Best line: “THE END.” Boy, will you be glad to see those words.
Worst line: No. 1: “I’ll take five Anna Nicole Smiths for every Martin Luther King.” No. 2: “I don’t know a living man on this planet who DOESN’T have attention deficit disorder or spends [sic] at least twelve hours of each day thinking about his penis. ” No. 3: On what he sees at the gym: “The women? Paired off on adjacent treadmills or elliptical trainers – yak yakkety yick yak yic, yic yickety, yawbeddy jawbeddy – jic jak yick. Yicketty yacketty blah blah blah.” No. 4: The autism quotes cited above. No. 5: “Which is why I walk around now just wishing I could grab every other mouthy, misbehaved, spoiled and rotten little urchin I come across in airports and restaurants and just when I’m walking down the street – kids who are throwing snit fits in public as their disinterested or seemingly powerless parents stand off to the side and let the rest of us listen to the whining – I just once wanna grab them HARD by the flesh on their twiggy upper arms, that soft flesh that really hurts – and I mean grab them bruis-inducing, five-finger-indentation-left-behind hard – and whisper Clint Eastwood–style in their dirty little ear: Listen up and listen fast, punk, ’cause I’m only saying this one ****** time: yer gonna shut the **** up right now and start doing what yer dumbass mom and dad say from here on in or a special vanna is gonna pull up one day and just pluck you right off the ****** street and drop your ass on a plane to Iraq where you will be dropped out of the sky with nuthin’ but a parachute and a bag of white rice – no cash, no toys, no more SpongeBob SquareAss – ya follow?”
Published: November 2008
Read the Autism Society of America’s response to Leary’s comments. Leary says: “The people who are criticizing the ‘Autism Schmautism’ [sic] chapter in my new book Why We Suck: A Feel Good Guide to Staying Fat, Loud, Lazy and Stupid clearly have not read it.
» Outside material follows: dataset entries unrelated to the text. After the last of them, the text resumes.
#define PDL_PROLOGUE() do { asm volatile("griddepcontrol.launch_dependents;" ::: "memory"); asm volatile("griddepcontrol.wait;" ::: "memory"); } while (0)
static bool g_use_pdl = false;
void rlm_set_pdl(int on) { g_use_pdl = on != 0; }
template <typename... KArgs, typename... Args>
static cudaError_t launch_pdl(void (*kernel)(KArgs...), int grid, int block, size_t smem, cudaStream_t st, Args... args) {
  cudaLaunchConfig_t cfg = {};
  cfg.gridDim = dim3(grid); cfg.blockDim = dim3(block); cfg.dynamicSmemBytes = smem; cfg.stream = st;
  cudaLaunchAttribute at[1];
  at[0].id = cudaLaunchAttributeProgrammaticStreamSerialization;
  at[0].val.programmaticStreamSerializationAllowed = g_use_pdl ? 1 : 0;
  cfg.attrs = at; cfg.numAttrs = 1;
  return cudaLaunchKernelEx(&cfg, kernel, args...);
}

#ifdef RLM_TIMING
__device__ unsigned long long g_klog[256][8][2][2];
__device__ __forceinline__ unsigned long long gtime() { unsigned long long t; asm volatile("mov.u64 %0, %%globaltimer;" : "=l"(t)); return t; }
#define KLOG_BEGIN(kind) do { if (threadIdx.x == 0 && tslot < 256) atomicMin(&g_klog[tslot][D.sub_idx & 7][kind][0], gtime()); } while (0)
#define KLOG_END(kind) do { if (threadIdx.x == 0 && tslot < 256) atomicMax(&g_klog[tslot][D.sub_idx & 7][kind][1], gtime()); } while (0)
extern "C" int rlm_debug_klog(unsigned long long* out, int reset) {
  cudaDeviceSynchronize();
  if (out && cudaMemcpyFromSymbol(out, g_klog, sizeof(g_klog)) != cudaSuccess) return -1;
  if (reset) {
    static unsigned long long init[256][8][2][2];
    for (auto& a : init) for (auto& b : a) for (auto& c : b) { c[0] = ~0ull; c[1] = 0ull; }
// ... 730 lines not shown
            }
          }
        }
        if (lane == 0) e.ag.hs_valid = 1;
      }
    } else if (ready == 1 && D.backtest) {
      if (lane < P.n_state_vars) e.ag.to_vars[lane] = (float)get_variable(e, ring, P.state_vars[lane]);
    }
  }
  __syncwarp();
  return ready;
}

template <bool TAPE>
__global__ void __launch_bounds__(ENVW_WARPS * 32) rlm_env_kernel_w(DevPtrs ptr, DynParams D, int tslot, int only_begin) {
  PDL_PROLOGUE();
  extern __shared__ __align__(16) unsigned char smem[];
  const int tid = threadIdx.x, lane = tid & 31, warp = tid >> 5;
  const int env = D.env0 + blockIdx.x * (blockDim.x >> 5) + warp;
  if (!only_begin) KLOG_BEGIN(0);
  if (env >= (D.n_sub > 0 ? D.env0 + D.n_sub : P.n_envs)) return;
  const EnvWarp w = envw_carve(smem + (size_t)warp * envw_warp_bytes());
  EnvHdr& e = *w.e;
  EnvHdr* g = (EnvHdr*)(ptr.env + (size_t)env * P.env_stride);
  double* ring = (double*)((unsigned char*)g + sizeof(EnvHdr));
  if (only_begin && !g->ag.need_begin) return;
  const bool tape = TAPE && !only_begin;
  int2 tc = make_int2(0, 0);
  unsigned tape_word = 0;
  if (tape) tape_word = envw_stage_in_tape(&e, g, ptr, env, lane, D.tape_l2 != 0, tc);
  else envw_stage_in(&e, g, lane);
// ... 22 lines not shown
  }
  __syncwarp();
  envw_stage_out(g, &e, lane);
  if (!only_begin) KLOG_END(0);
  if (lane == 0) {
    if (ready >= 0) ptr.ready[atomicAdd(&ptr.ready_count[tslot], 1)] = env;
    if (D.hold && ready < 0 && e.phase != PH_DONE && !starved) atomicAdd(&ptr.counters[5], 1ull);
    if (ticked) atomicAdd(&ptr.counters[0], 1ull);
    const unsigned errs = (unsigned)(e.err | e.ag.err);
    if (errs) atomicOr(&ptr.counters[4], (unsigned long long)errs);
  }
}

“Or if they have, they missed the sections I thought made my feelings about autism very clear: that I not only support the current rational approaches to the diagnoses and treatment of real autism but have witnessed it firsthand while watching very dear old friends raise a functioning autistic child.”
Furthermore: Leary uses the name “Dr. Denis Leary” on the cover of Why We Suck because he got an honorary degree from his alma mater, Emerson College.